Para o dermatologista Adilson Costa, chefe do serviço de dermatologia da PUC-Campinas, uma coisa não tem necessariamente a ver com a outra. “Preço não é sinônimo de qualidade", afirma, "o valor do produto pode estar mais associado à marca, à embalagem e à promoção dele no mercado do que com as matérias-primas nele contida". O mais importante na hora de comprar é certificar-se de que os produtos têm registro na Anvisa. Se sim, isso significa que eles passaram por testes clínicos que garantem a eficácia prometida no rótulo. Contudo, em casos extremos é diferente. "Um produto muito barato provavelmente teve que sofrer algum sacrifício, assim como os que têm um preço extremamente alto certamente contam com tecnologia e desenvolvimento de ponta, que refletem em melhor qualidade, mas envolvem custo”, complementa o farmacêutico Emiro Khury, diretor técnico da Sociedade Brasileira de Cosmetologia e consultor de empresas de cosméticos que certificam seus produtos.

Custo x qualidade
Não se pode negar que as marcas consagradas, geralmente gigantes do segmento em que atuam, investem mais em pesquisa e desenvolvimento do que as menores. Mas ainda assim isso pode não significar preço alto. “Nem toda tecnologia de ponta encarece um produto, há itens com custo muito baixo desenvolvidos e produzidos com alta tecnologia, e esse valor mais em conta também chega ao preço final para o consumidor”, avalia Adilson Costa. Mas há controvérsias. “Moléculas e princípios ativos sofisticados custam mais caro”, defende Emiro.
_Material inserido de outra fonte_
-      const double* __restrict__ rw = raw + (size_t)tid * E * 2;
-      double* __restrict__ out = integ_s + tid * E;
-      for (int e0 = 0; e0 < E; e0 += 8) {
-        double nb[8];
-#pragma unroll
-        for (int u = 0; u < 8; u++) nb[u] = (e0 + u >= lo && e0 + u < hi) ? rw[2 * (e0 + u)] : 0.0;
-#pragma unroll
-        for (int u = 0; u < 8; u++) {
-          integ = (integ > 0.0) ? integ - nb[u] : 0.0;
-          if (e0 + u < E) out[e0 + u] = integ;
-        }
-      }
-    }
-    __syncthreads();
-    if (prof) { t1 = clock64(); tp[8] += t1 - t0; t0 = t1; }
-    for (int i = tid; i < ntl * E; i += blockDim.x) {
-      const int l = divE(i), e = i - l * E;
-      const double cnt = h_cnt[l];
-      if (cnt > 0) {
-        const int et = h_et[l];
-        double ne = 0.0, de = 0.0;
-        if (h_good[l]) {
-          const double integ = integ_s[i];
-          if ((l & 1) == 0) {
-            const int lim = (E - 1 < et + 1) ? E - 1 : et + 1;
-            if (e < lim) {
-              ne = raw[2 * i];
-              de = raw[2 * i + 1];
-              de += -ep[e] * ne + (ep[e + 1] - ep[e]) * integ;
-              if (de < 0.0) de = 0.0;
-            } else if (e == E - 1 && et == E - 1) {
-              ne = raw[2 * i];
-              de = raw[2 * i + 1];
-              de -= ep[e] * ne;
-              if (de < 0.0) de = 0.0;
-            }
-          } else {
-            if (e < et) {
-              de = ep[e + 1] - ep[e];
-            } else {
-              ne = raw[2 * i];
-              if (e < E - 1) {
-                de = raw[2 * i + 1];
-                de += -ep[e] * ne + (ep[e + 1] - ep[e]) * integ;
-              } else {
-                de = raw[2 * i + 1];
-                de -= ep[e] * ne;
-              }
-              if (de < 0.0) de = 0.0;
-            }
-          }
-        }
-        const int tk = 2 * ((l >> 1) * csize + crank) + (l & 1);
-        const int r1 = divCW(e), r2 = divCW(E + e);
-        em_st_async(em_mapa(colbuf_s, r1) + 8u * (tk * CW + (e - r1 * CW)), cnt * ne, em_mapa(bar_rows_s, r1));
-        em_st_async(em_mapa(colbuf_s, r2) + 8u * (tk * CW + (E + e - r2 * CW)), cnt * de, em_mapa(bar_rows_s, r2));
-      }
-    }
-    if (tid < ntl && h_cnt[tid] > 0) {
-      const int tk = 2 * ((tid >> 1) * csize + crank) + (tid & 1), r = (2 * E) / CW;
-      em_st_async(em_mapa(colbuf_s, r) + 8u * (tk * CW + (2 * E - r * CW)), h_logl[tid], em_mapa(bar_rows_s, r));
-    }
-    if (prof) { t1 = clock64(); tp[6] += t1 - t0; t0 = t1; }
-    if (warp == 0 && !em_mbar_wait(&bar_rows, iter & 1)) stop_flag = 2;
-    __syncthreads();
-    if (prof) { t1 = clock64(); tp[3] += t1 - t0; t0 = t1; }
-    {
+      em_mbar_arrive(&bar_b);
+      named_bar_sync(1, EMS_SH_WARPS * 32);
+      for (int j = warp - (EMS_FOLD_WARPS + 1), k = 0; j < nbl; j += EMS_SH_WARPS, k++) {
+        named_bar_sync(3 + k, 32 * (1 + min(EMS_SH_WARPS, nbl - k * EMS_SH_WARPS)));
+        const int l = 2 * j;
+        if (h_cnt[l] > 0) {
+          const int et = h_et[l];
+          const double pl = PL[et], num_t = h_numt[l];
+          const double nc = (pl == 1.0) ? num_t : lse(pl, num_t, T);
+          finish(l, et, h_cnt[l], nc, num_t, h_dent[l]);
+        }
+      }
+    }
+    if (warp == 0) {
+      if (!em_mbar_wait(&bar_rows, iter & 1)) stop_flag = 2;
+      if (prof && tid == 0) { t1 = clock64(); tp[3] += t1 - t0; t0 = t1; }
       const int cbeg = crank * CW, cw = max(0, min(ncol, cbeg + CW) - cbeg);
-      if (prof) { t1 = clock64(); tp[7] += t1 - t0; t0 = t1; }
-      if (tid < cw) {
+      if (lane < cw) {
         double acc = 0.0;
 #pragma unroll 10
-        for (int j = 0; j < n_task; j++) acc += colbuf[j * CW + tid];
-        prod[tid] = acc;
-      }
-      __syncthreads();
-      for (int i = tid; i < cw * csize; i += blockDim.x) {
-        const int r = i / cw, cc = i - r * cw, col = cbeg + cc;
-        const double acc = prod[cc];
+        for (int j = 0; j < n_task; j++) acc += colbuf[j * CW + lane];
+        const int col = cbeg + lane;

Em algumas categorias faz diferença
De fato, em determinados tipos de produtos, mesmo com o registro na Anvisa, pode ocorrer diferença de eficácia entre o mesmo item de uma marca mais cara e outra nem tanto. Um bom exemplo são os filtros solares. “Um protetor com FPS 30 pode ser mais eficaz do que um de outra marca também com FPS 30. A diferença está na matéria-prima utilizada. O mais eficaz pode proteger do sol por 12 horas, por exemplo, enquanto o outro protege por apenas duas horas. Isso porque alguns filtros são mais estáveis e conseguem absorver a luz solar por mais tempo. Os dois funcionam, a diferença é o tempo de ação de um e de outro”, explica o farmacêutico Maurício Pupo, mestre em cosmetologia. “Justamente, é o tempo de proteção que muda entre um filtro solar mais caro e o mais em conta. Um produto com textura leve, não oleosa, com FPS alto e proteção UVA, que é mais seguro e suporta mais o impacto dos raios solares sobre a pele, exige uma formulação mais sofisticada e isso custa mais caro”, completa o farmacêutico Emiro Khury.

Outro exemplo são os cremes para celulite, que exigem alta tecnologia e podem apresentar diferença entre marcas, mas na maioria dos casos, a eficácia (comprovada) é comunicada no rótulo, o que reduz a margem de um investimento arriscado. “Um produto para celulite é sempre testado antes de ser colocado no mercado, isso é lei em qualquer país. Se está escrito a palavra ‘celulite’ no rótulo, o fabricante é obrigado a fazer os testes que comprovam que o produto é eficaz contra o problema, incluindo a capacidade de penetração na pele. Cabe ao consumidor verificar os resultados dos testes e ver, por exemplo, se a melhora da celulite prometida é de 20% ou de 80%. A maioria das marcas comunica isso nas embalagens”, diz Maurício Pupo. “Produtos com efeitos muito específicos como clareadores, anticelulite e antiolheiras, por exemplo, são mais sensíveis aos preços porque, dependendo dos ativos utilizados, a fórmula pode custar mais caro”, destaca Emiro.

Por outro lado, há também as categorias que, de acordo com os especialistas, excluem qualquer relação de preço com a qualidade como os xampus, por exemplo. “É comum as marcas apresentarem produtos excelentes, com efeito comprovado, por preços relativamente baixos”, diz Emiro. “Assim como existem marcas caríssimas cujo efeito principal é apenas limpar os fios”, conclui o médico Adilson Costa.